Task requirements:
Could you set down exactly the lines in the records below between the line holding "const long tiles" and the line holding "int push(const InReduceJob&", inclusive?

Data excerpts:
-*-

struct Arena {
    char* base; size_t off;
    explicit Arena(void* p) : base((char*)p), off(0) {}
    void* take(size_t bytes) { void* r = base ? base + off : nullptr; off += (bytes + 255) & ~(size_t)255; return r; }
    float* f32(size_t n) { return (float*)take(n * 4); }
};

inline bf_operand op_plain(const void* p, long ld, int layout) {
    bf_operand o; memset(&o, 0, sizeof(o)); o.p = p; o.ld = ld; o.layout = layout; return o;
}
inline void op_affine(bf_operand& o, int pro, const float* sc, const float* sh, long rpf, int nch) {
    o.pro = pro; o.sc = sc; o.sh = sh; o.rows_per_frame = (int)rpf; o.nch = nch;
}
inline void op_gather(bf_operand& o, int gw, int gh, int C) { o.gw = gw; o.gh = gh; o.gc = C; o.seglen = 2 * C; o.segstride = 2L * gw * C; }
inline bf_epilogue epi_store(void* c, long ldc) { bf_epilogue e; memset(&e, 0, sizeof(e)); e.c = c; e.ldc = ldc; e.out_mode = BF_OUT_STORE; return e; }
inline bf_epilogue epi_atomic(float* c, long ldc) { bf_epilogue e = epi_store(c, ldc); e.out_mode = BF_OUT_ATOMIC_F32; return e; }
inline void epi_scatter(bf_epilogue& e, int gw, int gh, int C) { e.gw = gw; e.gh = gh; e.gc = C; e.seglen = 2 * C; e.segstride = 2L * gw * C; }

inline int splitk_for(int M, int N, long K) {
    const long tiles = (long)bf_cdiv(M, 128) * bf_cdiv(N, 128);
    static const long target = bf_knob("BF_SPLITK_TARGET", 256);
    long s = (target + tiles / 2) / tiles;
    const long kt = (K + 63) / 64;
    if (s > kt / 4) s = kt / 4;
    if (s < 1) s = 1;
    return (int)s;
}

#define TRY(x) do { int rc__ = (x); if (rc__) return rc__; } while (0)
#define ZERO(ptr, bytes) do { hipError_t e__ = hipMemsetAsync((ptr), 0, (bytes), st); if (e__ != hipSuccess) return bf_fail(e__, __FILE__, __LINE__); } while (0)
#define ZERO_ON(stream, ptr, bytes) do { hipError_t e__ = hipMemsetAsync((ptr), 0, (bytes), (stream)); if (e__ != hipSuccess) return bf_fail(e__, __FILE__, __LINE__); } while (0)
#define HIP_TRY(x) do { hipError_t e__ = (x); if (e__ != hipSuccess) return bf_fail(e__, __FILE__, __LINE__); } while (0)

struct SideStream { hipStream_t st = nullptr; hipEvent_t fork = nullptr, join = nullptr, tail[2] = {nullptr, nullptr}; bool failed = false; bool pending[2] = {false, false}; };
bool side_defer();

struct NextHead { bool armed = false; const float *w = nullptr, *b = nullptr; float *mean = nullptr, *rstd = nullptr, *sc = nullptr, *sh = nullptr; void* xn = nullptr; const void* saved = nullptr; };
struct NextTail { bool armed = false; const bf_spatial_params* p = nullptr; const void* saved = nullptr; bool drop = false; };
struct NextScale { const float* f = nullptr; int fdiv = 1; };
struct StageHints { bool prepared = false; NextHead head; NextTail tail; NextScale scale; };

struct ReduceJobs {
    static constexpr int IN_CAP = 6, ATTN_CAP = 4;
    int n_in = 0, n_attn = 0; InReduceJob in[IN_CAP]; AttnReduceJob at[ATTN_CAP];
    bool at_follows[ATTN_CAP] = {};
    bool fits(const ReduceJobs& o) const { return n_in + o.n_in <= IN_CAP && n_attn + o.n_attn <= ATTN_CAP; }
    int push(const InReduceJob& j) { BF_REQUIRE(n_in < IN_CAP, "ReduceJobs: more InstanceNorm reductions than one launch holds"); in[n_in++] = j; return 0; }
    int push(const AttnReduceJob& j) { BF_REQUIRE(n_attn < ATTN_CAP, "ReduceJobs: more attention reductions than one launch holds"); at[n_attn++] = j; return 0; }
};
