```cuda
template <int DH, typename KVT>
__global__ void __launch_bounds__(256) decode_cross_attention(const float* q_in, const KVT* kv, int64_t rows_total,
                                                              const int* nk, const int* row_start, const float* kbias_c,
                                                              int n_cand, int64_t N, int H, float scale, float* out,
                                                              __nv_bfloat16* out16, const int* orig) {
    static_assert(DH == 8, "8-element key rows");
    typedef KvRow<KVT> KV;
    pdl_launch_dependents();
    pdl_wait();
    const int64_t w = (int64_t)blockIdx.x * 8 + (threadIdx.x >> 5);
    if (w >= N * H) return;
    const int lane = threadIdx.x & 31;
    const int64_t n = w / H;
    const int h = (int)(w % H);
    const int64_t b = (orig ? orig[n] : n) / n_cand;
    const int cnt = nk[b];
    const int64_t r0 = row_start[b];
    const int64_t S = rows_total;
    const KVT* Kh = kv + (((int64_t)b * 2 + 0) * H + h) * S * DH;
    const KVT* Vh = kv + (((int64_t)b * 2 + 1) * H + h) * S * DH;
    const float* bias = kbias_c + r0;
// ... 495 lines not shown
```

Measured before the change: 17.41 million.

## Precompute layer-0 decoder self-attention QKV table indexed by position and token

Layer-0 decoder input is just token embedding plus positional embedding, so its Q/K/V projection depends only on (position, token). A table of Q (fp32) and K/V (bf16) for every (t, token) pair is built once per engine and reused. The decode embed kernel records a per-sequence token history, and the layer-0 attention reads Q and K/V rows from the table through that history. This removes the per-step layer-0 QKV GEMM and its KV-cache pool writes and memory, at the cost of a one-time table build that cannot run under graph capture, plus extra gather indirection in attention.

```diff
diff --git a/multimodalspectraltransformer_b200/csrc/engine.cu b/multimodalspectraltransformer_b200/csrc/engine.cu
--- a/multimodalspectraltransformer_b200/csrc/engine.cu
+++ b/multimodalspectraltransformer_b200/csrc/engine.cu
@@ -857,6 +857,8 @@
     int64_t part_rows;
     char* kv_pool; int* block_table;
     int64_t pool_pages;
+    int kv_first;
+    uint8_t* hist; int hist_ld;
     char* cross_kv;
     size_t kv_esz;
     int *nk, *row_start; int64_t* row_off; float* kbias_c;
@@ -871,7 +873,7 @@
 constexpr int MAX_SPLITS = 32;
 
 static void plan_decoder(Arena& a, const mmt_model_desc& d, int64_t Nw, int Bmw, int S, int max_len, DecBuffers& b, bool bf16, int fused_rows, int kv_copies = 1,
-                         bool retire = false) {
+                         bool retire = false, bool l0_table = false, bool l0_pool = true) {
     const int L = d.n_dec_layers;
     const int pps = (max_len + PAGE_TOKENS - 1) / PAGE_TOKENS;
     b.x = a.get<float>(Nw * D);
@@ -883,7 +885,10 @@
     b.h = a.get<float>(bf16 ? 0 : Nw * d.d_ff);
     b.kv_esz = bf16 ? 2 : 4;
     b.pool_pages = (int64_t)kv_copies * Nw * pps;
-    b.kv_pool = a.get<char>((size_t)L * b.pool_pages * 2 * PAGE_TOKENS * D * b.kv_esz);
+    b.kv_first = l0_pool ? 0 : 1;
+    b.kv_pool = a.get<char>((size_t)(L - b.kv_first) * b.pool_pages * 2 * PAGE_TOKENS * D * b.kv_esz);
+    b.hist_ld = pps * PAGE_TOKENS;
+    b.hist = l0_table ? a.get<uint8_t>((size_t)Nw * b.hist_ld) : nullptr;
     b.block_table = a.get<int>(Nw * pps);
     int64_t R = (int64_t)Bmw * S;
     b.cross_kv = a.get<char>((size_t)L * 2 * R * D * b.kv_esz);
@@ -906,6 +911,10 @@
         b.rt_orig[0] = a.get<int>(Nw); b.rt_orig[1] = a.get<int>(Nw); b.rt_bt = a.get<int>(Nw * pps); b.rt_src = a.get<int>(Nw);
         b.rt_col_start = a.get<int>(Bmw); b.rt_col_count = a.get<int>(Bmw);
     }
+}
+
+static char* layer_pool(const DecBuffers& b, int l) {
+    return l < b.kv_first ? nullptr : b.kv_pool + (size_t)(l - b.kv_first) * b.pool_pages * 2 * PAGE_TOKENS * D * b.kv_esz;
 }
 
 __global__ void init_block_table(int* bt, int64_t Nw, int pps) {
@@ -964,13 +973,65 @@
     return 0;
 }
 
+static int ensure_l0_table(mmt_engine* e, cudaStream_t s) {
+    if (e->l0_qtab) return 0;
+    cudaStreamCaptureStatus cs;
+    MMT_CUDA(cudaStreamIsCapturing(s, &cs));
+    if (cs != cudaStreamCaptureStatusNone) MMT_FAIL("decode: the layer-0 table is built by the first large bf16 decode, which cannot run under stream capture");
+    const mmt_model_desc& d = e->desc;
+    const LayerW& w = e->dec[0];
+    const int64_t rows = (int64_t)d.max_len * d.vocab;
+    __nv_bfloat16* x16 = nullptr;
+    float* qkv = nullptr;
+    float* qtab = nullptr;
+    __nv_bfloat16* kvtab = nullptr;
+    auto release = [&]() { cudaFree(x16); cudaFree(qkv); cudaFree(qtab); cudaFree(kvtab); };
+    if (cudaMalloc(&x16, rows * D * sizeof(__nv_bfloat16)) != cudaSuccess || cudaMalloc(&qkv, rows * 3 * D * sizeof(float)) != cudaSuccess ||
+        cudaMalloc(&qtab, rows * D * sizeof(float)) != cudaSuccess || cudaMalloc(&kvtab, rows * 2 * D * sizeof(__nv_bfloat16)) != cudaSuccess) {
+        release();
+        MMT_FAIL("decode: cudaMalloc of the layer-0 table failed");
+    }
+    int rc = 0;
+    prof_pre(e, s);
+    l0_table_rows<<<(unsigned)((rows + 3) / 4), 128, 0, s>>>(e->W("embed_trg.weight"), e->W("pe_trg.weight"), (int)d.vocab, rows, x16);
+    rc = check_launch(e, "l0_table_rows", s);
+    if (!rc) {
+        TcGemmParams p = tc_params((int)rows, 3 * D, D);
+        p.bias = w.in_b; p.out_f32 = qkv; p.ld_f32 = 3 * D;
+        rc = launch_tc(e, p, x16, D, e->Wb(w.in_w), TC_EPI_STORE, s, e->dec_proj_single ? nullptr : e->Wlo(w.in_w));
+    }
+    if (!rc) {
+        prof_pre(e, s);
+        l0_table_split<<<(unsigned)((rows + 3) / 4), 128, 0, s>>>(qkv, rows, qtab, kvtab);
+        rc = check_launch(e, "l0_table_split", s);
+    }
+    cudaError_t se = cudaStreamSynchronize(s);
+    cudaFree(x16); cudaFree(qkv);
+    x16 = nullptr; qkv = nullptr;
+    if (rc || se != cudaSuccess) {
+        release();
+        if (rc) return rc;
+        MMT_FAIL(std::string("decode: layer-0 table build failed: ") + cudaGetErrorString(se));
+    }
+    e->l0_qtab = qtab; e->l0_kvtab = kvtab;
+    return 0;
+}
+
 static int decode_self_attention_layer(mmt_engine* e, const LayerW& w, const DecBuffers& b, char* pool, int pps, int64_t Nw, bool bf16,
-                                       bool pdl_u, cudaStream_t s) {
+                                       bool pdl_u, cudaStream_t s, bool l0_table = false) {
     const int H = e->desc.n_heads, dh = D / H;
     const float scale = 1.0f / sqrtf((float)dh);
     const int* step = b.ctl;
     const int M = (int)Nw;
     if (dh != 8) MMT_FAIL("decoder head dim must be 8");
+    const unsigned tm_blocks = (unsigned)((Nw * (H / 8) + 7) / 8);
+    if (l0_table) {
+        if (!b.hist || !e->l0_qtab) MMT_FAIL("decode: layer-0 table path without its table or token history");
+        const TmTable src{e->l0_qtab, e->l0_kvtab, b.hist, b.hist_ld, (int)e->desc.vocab, b.orig};
+        prof_pre(e, s);
+        launch_args(decode_self_attention_tm<8, TmTable>, dim3(tm_blocks), dim3(256), 0, s, pdl_u, src, Nw, H, scale, step, b.att16);
+        return check_launch(e, "decode_self_attention_l0", s);
+    }
     if (bf16) {
         TcGemmParams p = tc_params(M, 3 * D, D);
         p.bias = w.in_b; p.out_f32 = b.qkv; p.ld_f32 = e->use_kv_epilogue ? D : 3 * D;
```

-*-

Expected answer:
    const long tiles = (long)bf_cdiv(M, 128) * bf_cdiv(N, 128);
    static const long target = bf_knob("BF_SPLITK_TARGET", 256);
    long s = (target + tiles / 2) / tiles;
    const long kt = (K + 63) / 64;
    if (s > kt / 4) s = kt / 4;
    if (s < 1) s = 1;
    return (int)s;
}

#define TRY(x) do { int rc__ = (x); if (rc__) return rc__; } while (0)
#define ZERO(ptr, bytes) do { hipError_t e__ = hipMemsetAsync((ptr), 0, (bytes), st); if (e__ != hipSuccess) return bf_fail(e__, __FILE__, __LINE__); } while (0)
#define ZERO_ON(stream, ptr, bytes) do { hipError_t e__ = hipMemsetAsync((ptr), 0, (bytes), (stream)); if (e__ != hipSuccess) return bf_fail(e__, __FILE__, __LINE__); } while (0)
#define HIP_TRY(x) do { hipError_t e__ = (x); if (e__ != hipSuccess) return bf_fail(e__, __FILE__, __LINE__); } while (0)

struct SideStream { hipStream_t st = nullptr; hipEvent_t fork = nullptr, join = nullptr, tail[2] = {nullptr, nullptr}; bool failed = false; bool pending[2] = {false, false}; };
bool side_defer();

struct NextHead { bool armed = false; const float *w = nullptr, *b = nullptr; float *mean = nullptr, *rstd = nullptr, *sc = nullptr, *sh = nullptr; void* xn = nullptr; const void* saved = nullptr; };
struct NextTail { bool armed = false; const bf_spatial_params* p = nullptr; const void* saved = nullptr; bool drop = false; };
struct NextScale { const float* f = nullptr; int fdiv = 1; };
struct StageHints { bool prepared = false; NextHead head; NextTail tail; NextScale scale; };

struct ReduceJobs {
    static constexpr int IN_CAP = 6, ATTN_CAP = 4;
    int n_in = 0, n_attn = 0; InReduceJob in[IN_CAP]; AttnReduceJob at[ATTN_CAP];
    bool at_follows[ATTN_CAP] = {};
    bool fits(const ReduceJobs& o) const { return n_in + o.n_in <= IN_CAP && n_attn + o.n_attn <= ATTN_CAP; }
    int push(const InReduceJob& j) { BF_REQUIRE(n_in < IN_CAP, "ReduceJobs: more InstanceNorm reductions than one launch holds"); in[n_in++] = j; return 0; }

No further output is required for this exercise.